[Input Boundary: Start]
@@ -160,15 +175,51 @@
                 ctypes.string_at(res.body, res.body_len).decode())
         raise NativeScrapeError(rc, res.http_status)
 
+    @staticmethod
+    def _finish_ext(res) -> List[Sample]:
+        rc, http_status, data = res
+        if rc == _DEFER:
+            return parse_prometheus_text(data.decode())
+        if rc == _nc.UNDECODABLE:
+            data.decode()
+            raise ValueError("scrape library returned an inconsistent arena")
+        raise NativeScrapeError(rc, http_status)
+
     def fetch(self) -> List[Sample]:
+        if self._ext is not None:
+            res = self._ext.fetch(None, None)
+            return res if type(res) is list else self._finish_ext(res)
         return self._finish(
             self._lib.mi355x_scrape_fetch(self._h, ctypes.byref(self._res)))
 
     def parse(self, data: bytes) -> List[Sample]:
+        if self._ext is not None:
+            res = self._ext.parse(bytes(data), None, None)
+            return res if type(res) is list else self._finish_ext(res)
         return self._finish(self._lib.mi355x_scrape_parse(
             self._h, data, len(data), ctypes.byref(self._res)))
 
+    def fetch_relabelled(self, node, extra_labels):
+        if self._ext is not None:
+            res = self._ext.fetch(node, extra_labels or None)
+            if type(res) is list:
+                return res, True
+            if res is not _nc.DEFER:
+                return self._finish_ext(res), False
+        return self.fetch(), False
+
+    def parse_relabelled(self, data: bytes, node, extra_labels):
+        if self._ext is not None:
+            res = self._ext.parse(bytes(data), node, extra_labels or None)
+            if type(res) is list:
+                return res, True
+            if res is not _nc.DEFER:
+                return self._finish_ext(res), False
+        return self.parse(data), False
+
     def close(self) -> None:
+        if self._ext is not None:
+            self._ext.close()
         if self._h:
             self._lib.mi355x_scrape_close(self._h)
             self._h = None
@@ -245,18 +296,19 @@
             text = r.read().decode()
         return parse_prometheus_text(text)
 
-    def _fetch(self, url: str) -> List[Sample]:
+    def _fetch(self, t: ScrapeTarget):
+        url = t.url
         client = self._client(url) if self.native else None
         if client is None:
-            return self._fetch_python(url)
+            return self._fetch_python(url), False
         try:
-            return client.fetch()
+            return client.fetch_relabelled(t.node, t.extra_labels)
         except NativeScrapeError as e:
             if e.code != _ERR_UNSUPPORTED:
                 raise
             client.close()
             self._clients[url] = None
-            return self._fetch_python(url)
+            return self._fetch_python(url), False
 
     def close(self) -> None:
         for entry in self._clients.values():
@@ -269,15 +321,16 @@
         merged: List[Sample] = []
         for t in self.targets:
             try:
-                samples = self._fetch(t.url)
+                samples, relabelled = self._fetch(t)
             except Exception:
                 merged.extend(self.last.get(t.url, []))
                 continue
-            for s in samples:
-                s.labels.setdefault("node", t.node)
-                if t.extra_labels:
-                    for k, v in t.extra_labels.items():
-                        s.labels.setdefault(k, v)
+            if not relabelled:
+                for s in samples:
+                    s.labels.setdefault("node", t.node)
+                    if t.extra_labels:
+                        for k, v in t.extra_labels.items():
+                            s.labels.setdefault(k, v)
             self.last[t.url] = samples
             merged.extend(samples)
         self.last_scrape_duration_s = time.monotonic() - t0
diff --git a/native/control/control_core.h b/native/control/control_core.h
--- /dev/null
+++ b/native/control/control_core.h
@@ -0,0 +1,191 @@
+#pragma once
+
+#include <cmath>
+#include <cstddef>
+#include <cstring>
+#include <limits>
+#include <memory>
+#include <string>
+#include <string_view>
+#include <unordered_map>
+#include <vector>
+
+namespace control {
+
+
[Input Boundary: End]
▶ What is being asked
From the listing above, pick out each line where the word "merged" appears.

▶ Task solution
         merged: List[Sample] = []
                 merged.extend(self.last.get(t.url, []))
             merged.extend(samples)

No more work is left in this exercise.